Caroline’s heart leapt painfully at the parallel, because David did not love her, and had not feared to ask for what he wanted.

“While he waits, the friend dies. In his will he leaves him his parrot—and the guardianship of the very daughter whom the man loves.”

He paused, listening to the song. She wanted to smile, to say something light, but she felt locked inside herself, imprisoned by something she couldn’t name.

“‘Goodbye Marjan my wife, for instead you are my daughter.”’ Kaifar, having caught up with the story, was translating in a low voice as the singer sang. He bent over the table towards her, speaking so softly she was forced to lean towards him, his voice for her ear alone. It was too intimate, but she could not draw back. “ ‘A daughter does not become a wife. My love must be hidden even from my own eyes, from my heart.’ ”
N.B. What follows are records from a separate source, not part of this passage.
# ilpoviertola/V-AURA

Measured on AMD Instinct MI355X. Metric: audio codec tokens/sec (whole node), 2.56 s clips, higher is better.
Workload: dtype f16x2-split(22b)/f32-acc

## Files before the change

### vaura_amd/csrc/step.hip

```cpp
#include "common.h"
#include "gemv3_kernel.h"

__global__ void token_table_kernel(const float* __restrict__ tok_emb, const float* __restrict__ proj_w,
                                   const float* __restrict__ proj_b, float* __restrict__ table, int K, int vocab1,
                                   int cdim, int tok_dim) {
  const int64_t i = (int64_t)blockIdx.x * blockDim.x + threadIdx.x;
  const int64_t total = (int64_t)K * vocab1 * tok_dim;
  if (i >= total) return;
  const int c = (int)(i % tok_dim);
  const int tok = (int)((i / tok_dim) % vocab1);
  const int k = (int)(i / ((int64_t)tok_dim * vocab1));
  const float* e = tok_emb + ((size_t)k * vocab1 + tok) * cdim;
  const float* wr = proj_w + ((size_t)k * tok_dim + c) * cdim;
  float z = 0.f;
  for (int j = 0; j < cdim; ++j) z = fmaf(wr[j], e[j], z);
  table[i] = z + proj_b[(size_t)k * tok_dim + c];
}

__global__ __launch_bounds__(64) void embed_kernel(
    const int32_t* __restrict__ seq, const int32_t* __restrict__ state, const float* __restrict__ cond_proj,
    const float* __restrict__ empty_video, const float* __restrict__ table, float* __restrict__ h,
    uint16_t* __restrict__ hsplit, const float* __restrict__ gain, float* __restrict__ ss, int B, int K, int S, int Tv,
    int tpf, int vocab1, int cond_dim, int tok_dim, int pos_host, int rows16) {
  const int row = blockIdx.x;
  const int cq = blockIdx.y * 64 + threadIdx.x;
  const int b = row % B;
  const int pos = pos_host >= 0 ? pos_host + (int)blockIdx.z : state[0];
  const int vrow = (int)blockIdx.z * rows16 + row;
  const int D = cond_dim + tok_dim;
  const int frame = pos / tpf;
  f32x4 o;
  if (cq < cond_dim / 4) {
    if (frame < Tv)
      o = reinterpret_cast<const f32x4*>(cond_proj)[packed_quad(row * Tv + frame, cq, cond_dim)];
    else
      o = reinterpret_cast<const f32x4*>(empty_video)[cq];
  } else {
    const int c0 = (cq - cond_dim / 4) * 4;
    o = f32x4{0.f, 0.f, 0.f, 0.f};
    int tok[16];
#pragma unroll
    for (int k = 0; k < 16; ++k) tok[k] = (k < K) ? seq[((size_t)b * K + k) * S + pos] : 0;
    f32x4 e[16];
#pragma unroll
    for (int k = 0; k < 16; ++k)
      if (k < K) e[k] = *reinterpret_cast<const f32x4*>(table + ((size_t)k * vocab1 + tok[k]) * tok_dim + c0);
#pragma unroll
    for (int k = 0; k < 16; ++k)
      if (k < K) o += e[k];
  }
  va_st16(reinterpret_cast<f32x4*>(h) + packed_quad(vrow, cq, D), o);
  if (hsplit) {
    float s = ((o[0] * o[0] + o[1] * o[1]) + o[2] * o[2]) + o[3] * o[3];
    s += __shfl_xor(s, 1, 64);
    s += __shfl_xor(s, 2, 64);
    if ((threadIdx.x & 3) == 0) va_st4(ss + ((size_t)(vrow >> 4) * (D / 16) + (cq >> 2)) * 16 + (vrow & 15), s);
    const f32x4 u = o * *reinterpret_cast<const f32x4*>(gain + cq * 4);
    store_split4(hsplit, vrow, cq * 4, D, u);
  }
}

int va_launch_embed(const vaura_decoder* d, int pos_host, int n_pos, hipStream_t s) {
  const vaura_dims& m = d->dims;
  const int D = m.cond_dim + m.tok_dim;
  if (!d->tok_table || (D % 256)) return VAURA_ERR_SHAPE;
  const bool split = d->wdtype == VAURA_W_H1 || d->wdtype == VAURA_W_H2 || va_is_fp8(d->wdtype);
  if (split && (!d->ws_h_split || !d->ws_ss || !d->first_norm)) return VAURA_ERR_ARG;
  VA_LAUNCH(embed_kernel, dim3(d->rows, D / 256, n_pos), dim3(64), 0, s, d->seq, d->state, d->cond_proj, d->empty_video,
            d->tok_table, d->ws_h, split ? d->ws_h_split : nullptr, d->first_norm, d->ws_ss, d->batch, m.n_codebooks,
            d->seq_len, d->n_cond_tokens, m.tokens_per_frame, m.vocab + 1, m.cond_dim, m.tok_dim, pos_host,
            (d->rows + 15) / 16 * 16);
  return 0;
}

extern "C" int vaura_build_token_table(const float* tok_emb, const float* proj_w, const float* proj_b, float* table, int K,
                                       int vocab1, int cdim, int tok_dim, vaura_stream_t s) {
  if (!tok_emb || !proj_w || !proj_b || !table || K <= 0) return VAURA_ERR_ARG;
  const int64_t total = (int64_t)K * vocab1 * tok_dim;
  VA_LAUNCH(token_table_kernel, dim3((unsigned)((total + 255) / 256)), dim3(256), 0, as_stream(s), tok_emb, proj_w, proj_b,
            table, K, vocab1, cdim, tok_dim);
  return 0;
}

__device__ __forceinline__ void philox4x32_10(uint32_t c0, uint32_t c1, uint32_t c2, uint32_t c3, uint32_t k0,
                                              uint32_t k1, uint32_t out[4]) {
#pragma unroll
  for (int r = 0; r < 10; ++r) {
    const uint64_t p0 = (uint64_t)0xD2511F53u * c0, p1 = (uint64_t)0xCD9E8D57u * c2;
    const uint32_t n0 = (uint32_t)(p1 >> 32) ^ c1 ^ k0, n1 = (uint32_t)p1;
    const uint32_t n2 = (uint32_t)(p0 >> 32) ^ c3 ^ k1, n3 = (uint32_t)p0;
    c0 = n0; c1 = n1; c2 = n2; c3 = n3;
    k0 += 0x9E3779B9u; k1 += 0xBB67AE85u;
  }
  out[0] = c0; out[1] = c1; out[2] = c2; out[3] = c3;
}

struct SampleArgs {
  const float* logits;
  const float* noise;
  const int32_t* state;
  int32_t* state_rw;
  int32_t* tokens_out;
  int32_t* seq;
  int B, K, V, T, S;
  int use_sampling, top_k, probs_in;
  float temp, top_p, cfg_scale;
  float tie_eps;
  uint64_t seed, clip_base;
  long long step_host;
};

#define SMP_THREADS 256

__device__ __forceinline__ void block_argmax(float v, int i, float* sv, int* si, float& bv, int& bi) {
#pragma unroll
  for (int o = 32; o > 0; o >>= 1) {
    const float ov = __shfl_xor(v, o, 64);
    const int oi = __shfl_xor(i, o, 64);
    if (ov > v || (ov == v && oi < i)) { v = ov; i = oi; }
  }
  __syncthreads();
  if ((threadIdx.x & 63) == 0) { sv[threadIdx.x >> 6] = v; si[threadIdx.x >> 6] = i; }
  __syncthreads();
  bv = sv[0]; bi = si[0];
#pragma unroll
  for (int w = 1; w < SMP_THREADS / 64; ++w)
    if (sv[w] > bv || (sv[w] == bv && si[w] < bi)) { bv = sv[w]; bi = si[w]; }
}
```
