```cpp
int pfann_segment_embed(pfann_ctx *ctx, const float *wav_dev, int64_t B, int64_t seg_stride,
                        float *emb_dev, int normalize, void *stream);

int pfann_segment_embed_at(pfann_ctx *ctx, const float *wav_dev, const int64_t *starts_dev,
                           int64_t B, float *emb_dev, int normalize, void *stream);

int pfann_pcm16_to_mono(pfann_ctx *ctx, const int16_t *pcm_dev, int64_t n_frames, int n_ch,
                        float *wav_dev, void *stream);

int pfann_pcm16_files_to_mono(pfann_ctx *ctx, const void *const *host_pcm, const int64_t *n_samples, const int64_t *dst_off,
                              int n_files, int16_t *pcm_dev, int64_t total, float *wav_dev, void *stream);

typedef struct pfann_wav_info {
    int64_t n_frames;
    int64_t data_pos;
    int32_t n_ch;
    int32_t sample_rate;
    int32_t status;
    int32_t reserved;
// ... 213 lines not shown
```

pfann_amd/csrc/api.hip:

```cpp
#include <math.h>
#include <stdarg.h>
#include <stdlib.h>
#include <string.h>

#include <algorithm>
#include <cmath>
#include <map>
#include <mutex>

#include "kernels.h"
#include "search_plan.h"

namespace pfann { int launch_rows_to_half(const float *x, int64_t n, int d, void *xh, float *norm_max_dev, hipStream_t s); }

__global__ void noop_api_kernel() {}
static int launch_noop_api() {
    hipLaunchKernelGGL(noop_api_kernel, dim3(1), dim3(1), 0, 0);
    return hipGetLastError() == hipSuccess ? 0 : -1;
}

namespace pfann {

static thread_local char g_err[1024] = "";
void set_error(const char *fmt, ...) {
// ... 61 lines not shown
    int keep = 0;
    int64_t keep_first = 0;
    int64_t keep_B = 0;
    float *dbg[16] = {};
    bool dbg_has[16] = {};
    float *dbg_tmp = nullptr;
    int64_t dbg_cap = 0;
};

extern "C" int pfann_set_streams(pfann_ctx *c, int n);

static int build_plan(pfann_ctx *c) {
    const char *why = plan_sublayers(c->cfg, c->F, c->T, c->sub);
    if (why) { set_error("%s", why); return -1; }
    return 0;
}

static int upload(float **dst, const float *src, size_t n) {
    if (*dst == nullptr) PF_HIP(hipMalloc(dst, n * sizeof(float)));
    PF_HIP(hipMemcpy(*dst, src, n * sizeof(float), hipMemcpyHostToDevice));
    return 0;
}

__global__ void pfann_bench_region_marker() {}

extern "C" {

long long version(void) { return PFANN_SEQSCORE_VERSION; }

const char *pfann_last_error(void) { return g_err; }

pfann_ctx *pfann_create(const pfann_config *cfg, int device) {
    if (hipSetDevice(device) != hipSuccess) { set_error("hipSetDevice(%d) failed: no usable GPU", device); return nullptr; }
    pfann_ctx *c = new pfann_ctx();
    c->cfg = *cfg;
    c->device = device;
    if (c->cfg.max_batch <= 0) c->cfg.max_batch = 512;
    const int n_fft = cfg->stft_n;
    int log2n = 0;
    while ((1 << log2n) < n_fft) ++log2n;
    if ((1 << log2n) != n_fft || n_fft < 64 || n_fft > 4096) { set_error("stft_n must be a power of two in 64..4096"); delete c; return nullptr; }
    if (cfg->n_mels % 1 != 0 || cfg->n_mels <= 0) { set_error("bad n_mels"); delete c; return nullptr; }
    MelPlan &m = c->mel;
    memset(&m, 0, sizeof(m));
    m.seg_len = cfg->segment_len; m.n_fft = n_fft; m.hop = cfg->stft_hop; m.n_mels = cfg->n_mels;
    m.n_frames = 1 + cfg->segment_len / cfg->stft_hop;
    m.n_freqs = n_fft / 2 + 1; m.log2n = log2n;
    m.power = cfg->power; m.pad_reflect = cfg->pad_reflect; m.log_mode = cfg->log_mode;
    m.spec_norm_max = cfg->spec_norm_max; m.log_eps = cfg->log_eps;
    if (m.pad_reflect && n_fft / 2 >= cfg->segment_len) { set_error("reflect padding needs stft_n/2 < segment_len"); delete c; return nullptr; }
    std::vector<float> win(n_fft);
    std::vector<float2> tw(n_fft / 2);
    for (int n = 0; n < n_fft; ++n) win[n] = (float)(0.5 - 0.5 * cos(2.0 * M_PI * n / n_fft));
    for (int j = 0; j < n_fft / 2; ++j) {
        tw[j].x = (float)cos(-2.0 * M_PI * j / n_fft);
        tw[j].y = (float)sin(-2.0 * M_PI * j / n_fft);
    }
    if (hipMalloc(&m.window, n_fft * sizeof(float)) != hipSuccess ||
        hipMalloc(&m.twiddle, (n_fft / 2) * sizeof(float2)) != hipSuccess) { set_error("hipMalloc failed"); delete c; return nullptr; }
    (void)hipMemcpy(m.window, win.data(), n_fft * sizeof(float), hipMemcpyHostToDevice);
    (void)hipMemcpy(m.twiddle, tw.data(), (n_fft / 2) * sizeof(float2), hipMemcpyHostToDevice);
    c->F = cfg->n_mels;
    c->T = m.n_frames;
    if (build_plan(c)) { delete c; return nullptr; }
    c->n_expected = 8 * 8 + 4;
    for (int i = 0; i < 16; ++i) {
        const int64_t e = (int64_t)c->sub[i].co * c->sub[i].Fo * c->sub[i].To;
        c->buf_elems[i & 1] = std::max(c->buf_elems[i & 1], e);
    }
    c->fused = fused_supported(c->sub, 16) && getenv("PFANN_NO_FUSE") == nullptr;
    if (!c->fused && cfg->fuller && getenv("PFANN_NO_FUSE") == nullptr)
        fprintf(stderr, "pfann_amd: this model's layer shapes (an Fo*To that is not a power of two, or channel counts not "
// ... 17 lines not shown
        if (c->sub[i].w_hi) { (void)hipFree(c->sub[i].w_hi); (void)hipFree(c->sub[i].w_lo); }
        if (c->sub[i].w22) (void)hipFree(c->sub[i].w22);
        if (c->sub[i].bias) (void)hipFree(c->sub[i].bias);
        if (c->sub[i].ln_w) (void)hipFree(c->sub[i].ln_w);
        if (c->sub[i].ln_b) (void)hipFree(c->sub[i].ln_b);
        if (c->dbg[i]) (void)hipFree(c->dbg[i]);
    }
    float *ptrs[] = {c->g_w1, c->g_b1, c->g_w2, c->g_b2, c->buf[0], c->buf[1], c->part[0], c->part[1], c->splitk, c->stats, c->mel_buf, c->mel.window,
                     c->mel.fb_val, c->dbg_tmp};
    for (float *p : ptrs) if (p) (void)hipFree(p);
    if (c->mel.twiddle) (void)hipFree(c->mel.twiddle);
    if (c->mel.fb_ptr) (void)hipFree(c->mel.fb_ptr);
    if (c->mel.fb_idx) (void)hipFree(c->mel.fb_idx);
    if (c->scratch) (void)hipFree(c->scratch);
    delete c;
}
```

“But why?” Caroline breathed.

Kaifar merely shook his head. “It is a matter of honour. As her guardian he may not take advantage of her.”

“Oh,” said Caroline. She wondered about her father’s honour, about David’s. The haunting song went on, with Kaifar’s deep gentle voice a counterpoint.

“She came to him, she came at his request.

Whatever he asked Marjan, it was her pleasure to obey.

She smiled, white teeth and rosebud lips.

‘What do you have to say to me?’ she asked her father’s dear friend.

‘Marjan, my daughter,’ he begins. ‘Marjan.’

‘Am I your daughter?’ Marjan asks,

Smiling with white teeth and rosebud lips.

Her hair is a bouquet of blackness, petal on petal, A night flower.

‘Am I your daughter, are you my father?’

He hears the hidden message and turns away.

She puts her white hand on his sleeve.

‘You are not my father, though I have loved you all my life.

Though I love you best.’

‘Marjan, your father must find a husband for you.

The time is right. I must find you a husband.’

The smile flees her rosebud lips.

‘What husband do I need when I have you? I wish for no husband.” ’

The singer broke off, and the music built to a crescendo and stopped. “It’s not swished?” Caroline whispered, hardly able to speak under the joint spell of her thoughts, his words, the singer’s voice and the music.

Kaifar sipped his wine. “No.” The woman set aside her instrument, rose to her feet and approached a nearby table. A man gave her money, they exchanged a few words and then she came to their table and Kaifar spoke with her and gave her money, too.

Caroline was able to smile at last. “If she is paid enough, she goes on with the story?” she joked gently.

“The storyteller’s art has always partly involved knowing how to build to moments of tension and then stop.”

Caroline smiled. “Scheherazade being the foremost exponent of the art?”

Kaifar nodded encouragingly.

The waiter brought them the first course, naan with fresh green herbs and white goat’s cheese and several other small dishes that were unfamiliar to her. She tore off some of the flat bread and, following Kaifar’s lead, took a delicate sprig of herb and rolled it in the bread. The freshness of the herb exploded in her mouth.

“Do you know the ending?” she asked after a moment. The singer was still moving from table to table.

“Everyone knows the ending. It is a famous story.”

“Tell me how it ends.”

Kaifar set down his naan and leaned forward on his elbows. He smiled, a warm smile; and she remembered the way he had spoken to her, looked at her earlier in her room. She drew back slightly, but Kaifar began speaking again in a low voice, and in spite of herself Caroline was drawn forward to put her ear closer to his mouth.